# Principle of stationary action vs Euler-Lagrange Equation

I am a bit confused as to what I should use to derive the equations of motions from the lagrange equation.

Suppose I have a lagrange function:

$$L(x(t), \dot{x}(t)) = \frac{1}{2}m\dot{x}^2-\frac{1}{2}k(\sqrt{x^2+a^2}-a)$$

Method 1: Principle of least action

$$\delta L = \delta \dot{x}(m\dot{x})-\delta x \frac{kx(\sqrt{x^2+a^2}-a)}{\sqrt(x^2+a^2)}$$

$$\delta W = \int_{t_0}^{t_1} \delta L \ dt$$

After doing integration by parts, i obtain:

$$\delta W= -\int_{t_0}^{t_1} \delta x \biggl[m \ddot{x}+\frac{kx(\sqrt{x^2+a^2}-a)}{\sqrt(x^2+a^2)} \biggl] dt$$

for stationary points, $$\delta W = 0$$

Hence, inside the integral, $$m\ddot{x}+\frac{kx(\sqrt{x^2+a^2}-a)}{\sqrt(x^2+a^2)} = 0$$

and this is the equation of motion.

Method 2: Euler-Lagrange Equation

Alternatively, we can consider the euler lagrange equation:

$$\frac{\partial L}{\partial x} - \frac{d}{dt}\biggl(\frac{\partial L}{\partial \dot{x}} \biggl) = 0$$

By substituting $$L$$ into the euler-lagrange equation, we get the same equation of motion:

$$m\ddot{x}+\frac{kx(\sqrt{x^2+a^2}-a)}{\sqrt(x^2+a^2)} = 0$$

So method 2 is a lot easier than method 1, but why do we arrive at the same answer? I have a hunch both methods are essentially calculating the same thing, but I am not sure if this hunch is right because the euler lagrange equations seems a bit too simple as compared to principle of least action. Is there something i'm missing here?
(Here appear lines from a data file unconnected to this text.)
int kbbq_engine_reset(kbbq_engine *e) {
    ENGINE_DEVICE(e);
    if (!e) return fail(KBBQ_EINVAL, "null engine");
    int rc0 = sync_engine(e);
    if (rc0) return rc0;
    for (int w = 0; w < 2; ++w) {
        HIP_TRY(hipMemsetAsync(e->filt[w].d_table, 0, e->filt[w].table_bytes(), e->stream));
        HIP_TRY(hipMemsetAsync(e->filt[w].d_inserted, 0, 8, e->stream));
    }
    HIP_TRY(hipMemsetAsync(e->d_hist, 0, (e->hist_cycle_words + e->hist_dinuc_words) * 8, e->stream));
    HIP_TRY(hipMemsetAsync(e->d_counters, 0, 64, e->stream));
    HIP_TRY(hipMemsetAsync(e->d_totals, 0, 16, e->stream));
    HIP_TRY(hipMemsetAsync(e->d_qpresent, 0, 32, e->stream));
    memset(e->qpresent, 0, sizeof e->qpresent);
    e->qpresent_known = false;
    if (e->bk.allocated) {
        HIP_TRY(hipMemsetAsync(e->bk.l1_cnt, 0, kL1CntBytes, e->stream));
        HIP_TRY(hipMemsetAsync(e->bk.l2_cnt, 0, kL2CntBytes, e->stream));
        HIP_TRY(hipMemsetAsync(e->bk.direct, 0, 8, e->stream));
    }
    e->bk.est_pending = false;
    e->bk.est_known = false;
    e->bk.frac_trusted = 0.75;
    e->bk.stream[0] = e->bk.stream[1] = nullptr;
    for (int w = 0; w < 2; ++w) { e->bk.pending[w] = false; e->bk.pending_est[w] = 0; e->bk.bases_since[w] = 0; e->bk.inserted_at_flush[w] = 0; e->bk.flushes[w] = 0; }
    e->thresholds_set = false;
    e->dq_set = false;
    memset(e->stats, 0, sizeof e->stats);
    return sync_engine(e);
}

int kbbq_engine_sync(kbbq_engine *e) {
    ENGINE_DEVICE(e);
    { int frc = bucket_flush_all(e); if (frc) return frc; }
    if (!e) return fail(KBBQ_EINVAL, "null engine");
    return sync_engine(e);
}

void *kbbq_engine_stream(kbbq_engine *e) { return e ? (void *)e->stream : nullptr; }

int kbbq_engine_dims(kbbq_engine *e, uint64_t *n_rg, uint64_t *n_cycle) {
    if (!e) return fail(KBBQ_EINVAL, "null engine");
    if (n_rg) *n_rg = (uint64_t)e->p.n_rg;
    if (n_cycle) *n_cycle = (uint64_t)e->p.max_read_len;
    return KBBQ_OK;
}

int kbbq_engine_tune(kbbq_engine *e, const char *name, uint64_t value) {
    if (!e || !name) return fail(KBBQ_EINVAL, "null argument");
    if (!strcmp(name, "bucket_records")) {
        if (e->bk.allocated) return fail(KBBQ_ESTATE, "the record buffers are allocated already");
        e->opt.bucket_records = value;
    } else if (!strcmp(name, "pass4_piece")) {
        e->opt.pass4_piece = value;
    } else if (!strcmp(name, "scan_blocks") || !strcmp(name, "walk_blocks") || !strcmp(name, "infer_blocks")) {
        if (value > 17) return fail(KBBQ_EINVAL, "%s: 0 (as many as fit) to 16 workgroups per CU, 17 = default", name);
        (name[0] == 's' ? e->opt.scan_blocks : name[0] == 'w' ? e->opt.walk_blocks : e->opt.infer_blocks) = value == 17 ? (name[0] == 'i' ? 0 : -1) : (int)value;
    } else if (!strcmp(name, "infer_subset")) {
        e->opt.infer_subset = value != 0;
    } else if (!strcmp(name, "pass2_side")) {
        ENGINE_DEVICE(e);
        { int frc = bucket_flush_all(e); if (frc) return frc; }
        int rc = sync_engine(e);
        if (rc) return rc;
        if (value > 2) return fail(KBBQ_EINVAL, "pass2_side: 0, 1 or 2");
        e->opt.pass2_side = (int)value;
        e->bk.stream[0] = e->bk.stream[1] = nullptr;
    } else if (!strcmp(name, "no_overlap")) {
        ENGINE_DEVICE(e);
        { int frc = bucket_flush_all(e); if (frc) return frc; }
        int rc = sync_engine(e);
        if (rc) return rc;
        e->opt.no_overlap = value != 0;
        e->bk.stream[0] = e->bk.stream[1] = nullptr;
    } else {
        return fail(KBBQ_EINVAL, "unknown knob '%s'", name);
    }
    return KBBQ_OK;
}
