# yoxu515/aot-benchmark

Hardware: NVIDIA H100
Metric: frames/sec (480p, 10 obj) (higher is better)
Workload: dtype f32

## Files before the change

aot_benchmark_b200/csrc/attn_tc.cuh:

```cuda
#pragma once
#include "common.cuh"
#include "tc_common.cuh"

namespace aotb {
namespace tc {

constexpr float AT_LOG2E = 1.4426950408889634f;

struct AttnTcArgs {
    int N, Tk;
    const int* Tk_dev;
    float* O;
    int ldo;
    float* Opart;
    float* Mpart;
    float* Lpart;
    int splits;
    int split_unit;
    int spin;
    float* dbg;
};

template <int QC, int VC, int STAGES, int BK, int NWG>
struct AttnSmem {
    static constexpr int BM = 64 * NWG;
    static constexpr int Q_BYTES = QC * BM * 128;
    static constexpr int K_BYTES = QC * BK * 128;
    static constexpr int V_BYTES = VC * BK * 128;
    static constexpr int STAGE_BYTES = K_BYTES + V_BYTES;
    static constexpr int TOTAL = Q_BYTES + STAGES * STAGE_BYTES + (1 + 2 * STAGES) * 8 + 1024;
};

template <int N>
__device__ __forceinline__ void wgmma_ss(float* d, uint64_t a, uint64_t b, uint32_t scale_d) {
    if (N == 128) wgmma_ss_n128(d, a, b, scale_d);
    else wgmma_ss_n64(d, a, b, scale_d);
}

template <int QC, int VC, int STAGES, bool EXACT, int BK, int NWG, bool AHEAD>
__global__ void __launch_bounds__(32 * (4 * NWG + 1), NWG == 1 ? 2 : 1)
attn_tc_kernel(const __grid_constant__ CUtensorMap tmQ, const __grid_constant__ CUtensorMap tmK,
               const __grid_constant__ CUtensorMap tmV, const AttnTcArgs a) {
    using SM = AttnSmem<QC, VC, STAGES, BK, NWG>;
    constexpr int BM = SM::BM, TMA_WARP = 4 * NWG, SR = BK / 2;
    extern __shared__ uint8_t smem_raw[];
    uint8_t* smem = reinterpret_cast<uint8_t*>((reinterpret_cast<uintptr_t>(smem_raw) + 1023) & ~(uintptr_t)1023);
    uint8_t* sQ = smem;
    uint8_t* sKV = smem + SM::Q_BYTES;
    uint64_t* q_full = reinterpret_cast<uint64_t*>(sKV + STAGES * SM::STAGE_BYTES);
    uint64_t* kv_full = q_full + 1;
    uint64_t* kv_free = kv_full + STAGES;

    const int tid = threadIdx.x, warp = tid >> 5, lane = tid & 31;
    const int qt = blockIdx.x, y = blockIdx.y, z = blockIdx.z;
    const int qc0 = QC == 1 ? y : 0, vc0 = y * VC;
    pdl_trigger();
    if (tid == 0) {
        mbar_init(q_full, 1);
        for (int s = 0; s < STAGES; ++s) { mbar_init(&kv_full[s], 1); mbar_init(&kv_free[s], 4 * NWG); }
        fence_mbar_init();
    }
    __syncthreads();
    pdl_wait();

    const int tk = a.Tk_dev ? *a.Tk_dev : a.Tk;
    const int units = (tk + a.split_unit - 1) / a.split_unit;
    const int per = (units + a.splits - 1) / a.splits;
    const int k0 = min(z * per * a.split_unit, tk), k1 = min((z + 1) * per * a.split_unit, tk);
    const int ntiles = (k1 - k0 + BK - 1) / BK;

    if (warp == TMA_WARP) {
        if (elect_one() && ntiles > 0) {
            tma_prefetch_desc(&tmQ); tma_prefetch_desc(&tmK); tma_prefetch_desc(&tmV);
            mbar_arrive_expect_tx(q_full, SM::Q_BYTES);
            for (int c = 0; c < QC; ++c) tma_load_3d(sQ + c * BM * 128, &tmQ, q_full, 0, qt * BM, qc0 + c);
            for (int n = 0; n < ntiles; ++n) {
                const int s = n % STAGES;
                if (n >= STAGES) mbar_wait(&kv_free[s], ((n / STAGES) - 1) & 1);
                uint8_t* st = sKV + s * SM::STAGE_BYTES;
                mbar_arrive_expect_tx(&kv_full[s], SM::STAGE_BYTES);
                const int key0 = k0 + n * BK;
                for (int c = 0; c < QC; ++c) tma_load_3d(st + c * BK * 128, &tmK, &kv_full[s], 0, key0, qc0 + c);
                for (int v = 0; v < VC; ++v)
                    tma_load_3d(st + SM::K_BYTES + v * BK * 128, &tmV, &kv_full[s], 0, key0, vc0 + v);
            }
        }
        return;
    }

    const int wg = warp >> 2, wq = warp & 3;
    const int row0 = wg * 64 + wq * 16 + (lane >> 2);
    const int cq = (lane & 3) * 2;
    float m[2] = {-INFINITY, -INFINITY}, l[2] = {0.f, 0.f};
    float o[VC][32];
#pragma unroll
    for (int v = 0; v < VC; ++v)
#pragma unroll
        for (int j = 0; j < 32; ++j) o[v][j] = 0.f;
    const bool dump = a.dbg && blockIdx.x == 0 && blockIdx.y == 0 && blockIdx.z == 0;
    const uint64_t dQ = smem_desc_sw128(smem_u32(sQ + wg * 64 * 128));
    const uint64_t dKV0 = smem_desc_sw128(smem_u32(sKV));
    if (ntiles > 0) mbar_wait_cp(q_full, 0, a.spin);

    auto issue_s = [&](int n, float* sc) {
        const uint64_t dK = dKV0 + (uint64_t)(((n % STAGES) * SM::STAGE_BYTES) >> 4);
        wgmma_fence();
#pragma unroll
        for (int c = 0; c < QC; ++c) {
            const uint64_t q = dQ + (uint64_t)((c * BM * 128) >> 4), k = dK + (uint64_t)((c * BK * 128) >> 4);
#pragma unroll
            for (int ks = 0; ks < 2; ++ks) {
                wgmma_ss<BK>(sc, q + 2 * ks, k + 2 * ks, (c | ks) ? 1u : 0u);
                if (EXACT) {
                    wgmma_ss<BK>(sc, q + 4 + 2 * ks, k + 2 * ks, 1u);
                    wgmma_ss<BK>(sc, q + 2 * ks, k + 4 + 2 * ks, 1u);
                }
            }
        }
        wgmma_commit();
    };
    float sbuf[AHEAD ? 2 : 1][SR];
    if (AHEAD && ntiles > 0) {
        mbar_wait_cp(&kv_full[0], 0, a.spin);
        issue_s(0, sbuf[0]);
    }
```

• You can find the answer in every book for variational calculus. Action is a functional and Euler-Lagrange equation is the criterion for extremum point of this functional in functional space. E-L equation simply means that $\delta S/\delta x=0$. When you vary action directly, you just rederive E-L equation – Artem Alexandrov Nov 16 '19 at 16:43

First, I think there is something wrong with your partial derivative of the Lagrangian with respect to $$x$$.
Second, the Euler-Lagrange equations are nothing more than the process that you performed in Method 1, done without committing to a specific form for $$L$$ but leaving it generic. In your first step you took partial derivatives of $$L$$ with respect to its position and velocity terms, in your second step you took the velocity derivative and involved it in an integration by parts, where you took a total time derivative and then added a minus sign. If your Lagrangian also involved $$\ddot x$$ you would then have a $$+\frac{\mathrm d^2~}{\mathrm dt^2}\frac{\partial L}{\partial\ddot x}$$ term from two integrations by parts, for example.
Granted appropriate boundary conditions, the stationary action principle and the Euler-Lagrange (EL) equations are both precisely the condition that the functional/variational derivative $$\frac{\delta S}{\delta x^j (t)} \tag{1}$$ vanishes, so they better agree!